Dr. Hansel Tookes made sure his first dose of Pfizer’s COVID-19 vaccine at Jackson Memorial Hospital in Miami on Dec. 15. was televised, as a way to combat hesitancy.

Eva Marie Uzcategui/AFP via Getty Images

When COVID-19 vaccines began arriving in Memphis, Tenn., late last year, some Black residents had questions. Did the vaccines cause infertility? Did they alter a person’s DNA?

They don’t. And local community leaders worked hard to counter these and other vaccine myths as they came up in public forums around town or appeared online.

Even so, Dr. Pat Flynn, an infectious disease specialist at St. Jude Children’s Research Hospital, was worried that early public vaccination events might be dominated by white people in a town where most residents are Black.

“I was surprised that it was an extremely mixed population, representative of our community, who was coming through to get vaccines,” she says.

What Flynn observed in Memphis reflects a national shift in what’s often called vaccine hesitancy.

In late 2020, national surveys found that Black and Hispanic respondents were less likely than white respondents to say they planned to get a vaccine. Surveys done in the past month suggest that gap has diminished or disappeared.

Flynn, who was involved in testing Johnson & Johnson’s single-dose vaccine, has seen attitudes among health care workers, many of whom are Black, at her own institution change over the past few months.
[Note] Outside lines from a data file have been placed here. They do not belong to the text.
int train_step_impl(const float* x, int pairwise, const float* w1, const float* b1, const float* w2, const float* b2, const float* w3,
                    const float* b3, float clip, const int64_t* labels, float grad_scale, int B, int L1, int L2, int L3, int C, float* h1,
                    float* h2, float* logits, float* sample_loss, float* loss, float* d_x, float* d_w1, float* d_b1, float* d_w2,
                    float* d_b2, float* d_w3, float* d_b3, void* scratch, int64_t scratch_bytes, int phases, const Buckets& bk,
                    nnue_stream_t stream) {
  NNUE_REQUIRE(x && w1 && b1 && w2 && b2 && w3 && b3 && labels && h1 && h2 && logits && sample_loss && loss && scratch,
               NNUE_E_ARG, "nnue_classifier_train_step: null pointer");
  const bool fuse_tail = phases == 123;
  if (fuse_tail) phases = 59;
  NNUE_REQUIRE(phases >= 1 && phases <= 63 && (phases & 3) && (phases & 20) != 20 && (!(phases & 32) || (phases & 19) == 19), NNUE_E_ARG,
               "nnue_classifier_train_step: phases = 1 (activations + d_x) | 2 (weight gradients + loss) [| 4: first-layer weight product beside "
               "d_x] [| 8: layer-1 slabs already at the start of scratch] [| 16 (not with 4): d_w1 comes from nnue_ftm_backward] [| 32 (with 1, 2 "
               "and 16): the small gradients and the mean loss ride in nnue_ftm_backward's launch as well] [| 64 (only as 123 = 59 + 64): the "
               "per-sample tail runs in the d_x launch]");
  const bool ext_dw1 = (phases & 16) != 0;
  const bool ext_small = (phases & 32) != 0;
  const bool ext_slabs = (phases & 8) != 0;
  const int K = bk.K;
  NNUE_REQUIRE(K == 1 || !ext_slabs, NNUE_E_ARG,
               "nnue_classifier_train_step: phases bit 8 (layer-1 slabs formed in the FeatureTransformer forward's epilogue) exists for one layer stack only");
  NNUE_REQUIRE(K == 1 || !ext_dw1 || (pairwise && L1 % 4 == 0), NNUE_E_SHAPE,
               "nnue_classifier_train_step: phases bit 16 with K > 1 needs the pairwise block and L1 %% 4 == 0");
  NNUE_REQUIRE(!ext_slabs || (pairwise && L1 % 64 == 0), NNUE_E_SHAPE,
               "nnue_classifier_train_step: phases bit 8 needs the pairwise block and L1 %% 64 == 0 (got L1=%d)", L1);
  NNUE_REQUIRE(d_w1 && d_b1 && d_w2 && d_b2 && d_w3 && d_b3, NNUE_E_ARG, "nnue_classifier_train_step: null gradient pointer");
  NNUE_REQUIRE(B > 0 && L1 > 0 && L2 > 0 && L3 > 0 && C > 0, NNUE_E_ARG,
               "nnue_classifier_train_step: B=%d L1=%d L2=%d L3=%d C=%d must be positive", B, L1, L2, L3, C);
  NNUE_REQUIRE(!pairwise || L1 % 2 == 0, NNUE_E_SHAPE, "nnue_classifier_train_step: pairwise needs an even L1 (got %d)", L1);
  const int64_t tail_lds = ((int64_t)L2 + 2 * L3 + C + 8) * 4;
  NNUE_REQUIRE(tail_lds <= 64 * 1024, NNUE_E_SHAPE, "nnue_classifier_train_step: L2+2*L3+C too large for the LDS tail");
  const ClsPlan p = make_plan(B, L1, L2, pairwise, K);
  const TrainLayout t = train_layout(p, B, L1, L2, L3, C, K);
  NNUE_REQUIRE(scratch_bytes >= t.total * (int64_t)sizeof(float), NNUE_E_SCRATCH,
               "nnue_classifier_train_step: scratch %lld < %lld bytes", (long long)scratch_bytes, (long long)(t.total * 4));
  NNUE_REQUIRE(nnue_aligned16(x) && nnue_aligned16(w1) && nnue_aligned16(scratch) && nnue_aligned16(d_w1) && nnue_aligned16(h1) &&
                   nnue_aligned16(h2),
               NNUE_E_ARG, "nnue_classifier_train_step: pointers must be 16-byte aligned");
  hipStream_t s = static_cast<hipStream_t>(stream);
  float* base = static_cast<float*>(scratch);
  float *part = base + t.part, *d_z1 = base + t.d_z1, *d_z2 = base + t.d_z2, *d_logits = base + t.d_logits, *slabs = base + t.slabs;
  const bool grouped = K > 1 && ext_dw1;
  float* d_z1_g = grouped ? base + t.d_z1_g : nullptr;
  float* x_g = grouped ? base + t.x_g : nullptr;
  const int tail_grid = grouped ? bk.tiles * 16 : B;
  const bool slab_pass = p.bww_mfma && p.bww_ksplit > 1;
  const int m_tiles = bk.rows ? bk.tiles : (B + 15) / 16;
  const bool early_bww = (phases & 4) && p.bwx_mfma && p.bww_mfma && d_x != nullptr;
  const int tail_slabs = ext_slabs ? L1 / 64 : p.fwd_ksplit;
  const int wgrad_blocks = small_wgrad_tiles(L2, L3, C) * K + 1;
  const long long count = (long long)K * L2 * L1;
  const int slab_blocks = slab_pass && !ext_dw1 ? (int)((count / 4 + 255) / 256) : 0;
  const SmallWgrad sw{d_logits, d_z2, d_z1, h1, h2, B, L2, L3, C, d_w3, d_b3, d_w2, d_b2, d_b1, sample_loss, loss, wgrad_blocks,
                      slabs, slab_pass && !ext_dw1 ? p.bww_ksplit : 0, count, d_w1, bk, p.bww_klen};
  const bool wgrad_rides = (phases & 3) == 3 && ext_dw1 && p.bwx_mfma && d_x != nullptr;
  NNUE_REQUIRE(!ext_small || wgrad_rides, NNUE_E_SHAPE,
               "nnue_classifier_train_step: phases bit 32 needs the d_x launch the small gradients otherwise ride in (MFMA shapes, d_x requested)");
  NNUE_REQUIRE(!fuse_tail || tail_dx_supported(B, L1, L2, L3, C, K, pairwise), NNUE_E_SHAPE,
               "nnue_classifier_train_step: phases 123 (tail inside the d_x launch) needs nnue_classifier_train_fused_tail_supported "
               "(B=%d L1=%d L2=%d L3=%d C=%d K=%d pairwise=%d)", B, L1, L2, L3, C, K, pairwise);
  NNUE_REQUIRE(!fuse_tail || (nnue_aligned16(w2) && nnue_aligned16(w3)), NNUE_E_ARG,
               "nnue_classifier_train_step: phases 123 needs 16-byte aligned w2 and w3");
  if (fuse_tail) {
    const int n_cg = L1 / 32 / (kTdxThreads / 128);
    hipLaunchKernelGGL((tail_dx_train_kernel<128, 32>), dim3((m_tiles + 7) / 8 * 8 * n_cg), dim3(kTdxThreads), 0, s, part, L1 / 64, b1, w2, b2,
                       w3, b3, clip, labels, grad_scale / (float)B, B, C, h1, h2, logits, sample_loss, d_logits, d_z1, d_z2, x, w1, L1, d_x,
                       m_tiles, n_cg);
    return nnue_launch_status("nnue_classifier_train_step");
  }
  if (phases & 1) {
    if (ext_slabs) {
    } else if (p.fwd_mfma) {
      const long long waves = (long long)m_tiles * ((L2 + 63) / 64) * p.fwd_ksplit;
      hipLaunchKernelGGL(l1_forward_mfma, dim3((unsigned)((waves + 3) / 4)), dim3(256), 0, s, x, pairwise, w1, B, L1, L2, p.fwd_ksplit, part, bk);
    } else {
      const long long waves = (long long)B * L2;
      hipLaunchKernelGGL(l1_forward_simple, dim3((unsigned)((waves + 3) / 4)), dim3(256), 0, s, x, pairwise, w1, B, L1, L2, part, bk);
    }
    const bool vec = L2 % 4 == 0 && L3 % 4 == 0 && nnue_aligned16(w2) && nnue_aligned16(w3);
#define NNUE_TAIL(NT, V)                                                                                                                  \
  hipLaunchKernelGGL((tail_train_kernel<NT, V>), dim3(tail_grid), dim3(NT), (size_t)tail_lds, s, part, tail_slabs, b1, w2, b2, w3, b3, clip, \
                     labels, grad_scale / (float)B, B, L2, L3, C, h1, h2, logits, sample_loss, d_logits, d_z1, d_z2, bk, x, L1, x_g, d_z1_g)
    if (C > 256) { if (vec) NNUE_TAIL(512, true); else NNUE_TAIL(512, false); }
    else { if (vec) NNUE_TAIL(128, true); else NNUE_TAIL(128, false); }
#undef NNUE_TAIL
    if (d_x) {
      if (p.bwx_mfma && early_bww) {
        const long long xw = (long long)m_tiles * (L1 / 32), ww = (long long)K * (L2 / 32) * (L1 / 64) * p.bww_ksplit;
        const int w_blocks = (int)((ww + 3) / 4);
        hipLaunchKernelGGL(l1_backward_xw_mfma, dim3((unsigned)(w_blocks + (xw + 3) / 4)), dim3(256), 0, s, x, pairwise, w1, d_z1, B, L1, L2,
                           d_x, w_blocks, p.bww_ksplit, p.bww_klen, slab_pass ? slabs : d_w1, bk);
      } else if (wgrad_rides) {
        const long long waves = (long long)m_tiles * (L1 / 32);
        const int x_blocks = (int)((waves + 3) / 4);
#ifdef NNUE_ABLATIONS
        static const int skip_small = [] { const char* e = getenv("NNUE_CLS_ABL_SKIP_SMALL"); return e ? atoi(e) : 0; }();
#else
        constexpr int skip_small = 0;
#endif
        hipLaunchKernelGGL(l1_backward_x_small_wgrad, dim3((unsigned)(x_blocks + ((skip_small || ext_small) ? 0 : wgrad_blocks))), dim3(256), 0, s, x, pairwise, w1,
                           (const float*)d_z1, B, L1, L2, d_x, x_blocks, sw);
      } else if (p.bwx_mfma) {
        const long long waves = (long long)m_tiles * (L1 / 32);
        hipLaunchKernelGGL(l1_backward_x_mfma, dim3((unsigned)((waves + 3) / 4)), dim3(256), 0, s, x, pairwise, w1, d_z1, B, L1, L2, d_x, bk);
      } else {
        const int cols = pairwise ? L1 / 2 : L1;
        hipLaunchKernelGGL(l1_backward_x_simple, dim3(B, (cols + 255) / 256), dim3(256), 0, s, x, pairwise, w1, d_z1, B, L1, L2, d_x, bk);
      }
    }
  }
  if (wgrad_rides) return nnue_launch_status("nnue_classifier_train_step");
  if (phases & 2) {
    if (early_bww || ext_dw1) {
    } else if (p.bww_mfma) {
      const long long waves = (long long)K * (L2 / 32) * (L1 / 64) * p.bww_ksplit;
      hipLaunchKernelGGL(l1_backward_w_mfma, dim3((unsigned)((waves + 3) / 4)), dim3(256), 0, s, x, pairwise, d_z1, B, L1, L2, p.bww_ksplit,
                         p.bww_klen, slab_pass ? slabs : d_w1, bk);
    } else {
      hipLaunchKernelGGL(l1_backward_w_simple, dim3(K * L2, (L1 + 255) / 256), dim3(256), 0, s, x, pairwise, d_z1, B, L1, L2, d_w1, bk);
    }
    hipLaunchKernelGGL(small_wgrad_kernel, dim3(wgrad_blocks + slab_blocks), dim3(256), 0, s, sw);
  }
  return nnue_launch_status("nnue_classifier_train_step");
}
}

extern "C" int64_t nnue_classifier_train_scratch(int B, int L1, int L2, int L3, int C) {
  return nnue_classifier_train_scratch_bucketed(B, L1, L2, L3, C, 1);
}

extern "C" int64_t nnue_classifier_train_scratch_bucketed(int B, int L1, int L2, int L3, int C, int K) {
  if (B <= 0 || L1 <= 0 || L2 <= 0 || L3 <= 0 || C <= 0 || K <= 0) return 0;
  const int64_t a = train_layout(make_plan(B, L1, L2, 0, K), B, L1, L2, L3, C, K).total;
  const int64_t b = train_layout(make_plan(B, L1, L2, 1, K), B, L1, L2, L3, C, K).total;
  return (a > b ? a : b) * (int64_t)sizeof(float);
}

extern "C" int nnue_classifier_train_fused_tail_supported(int B, int L1, int L2, int L3, int C, int K, int pairwise) {
  return tail_dx_supported(B, L1, L2, L3, C, K, pairwise) ? 1 : 0;
}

“We kind of looked at it and thought, surely, everybody will want to get a vaccine,” she says. “But initially, our uptake was not as high as we thought it would be.”

Since then, vaccination rates at the hospital have been rising steadily.

“There were some people that were kind of delaying to see what happened when everybody else got a vaccine,” She says. “Now they’re stepping forward to roll up their sleeve.”

Latinx communities appear to be embracing not only COVID-19 vaccines, but seasonal flu shots, says Dolores Albarracín, a professor of psychology at the University of Illinois at Urbana-Champaign.

Data from the 2019 flu season found a vaccination rate of 38% among Hispanic Americans, compared with 53% among white Americans, she says. In the current flu season, she says, “Hispanics are actually vaccinating at a higher rate than are whites.”

Hispanic Americans are still a bit less likely than white Americans to say they have received, or plan to…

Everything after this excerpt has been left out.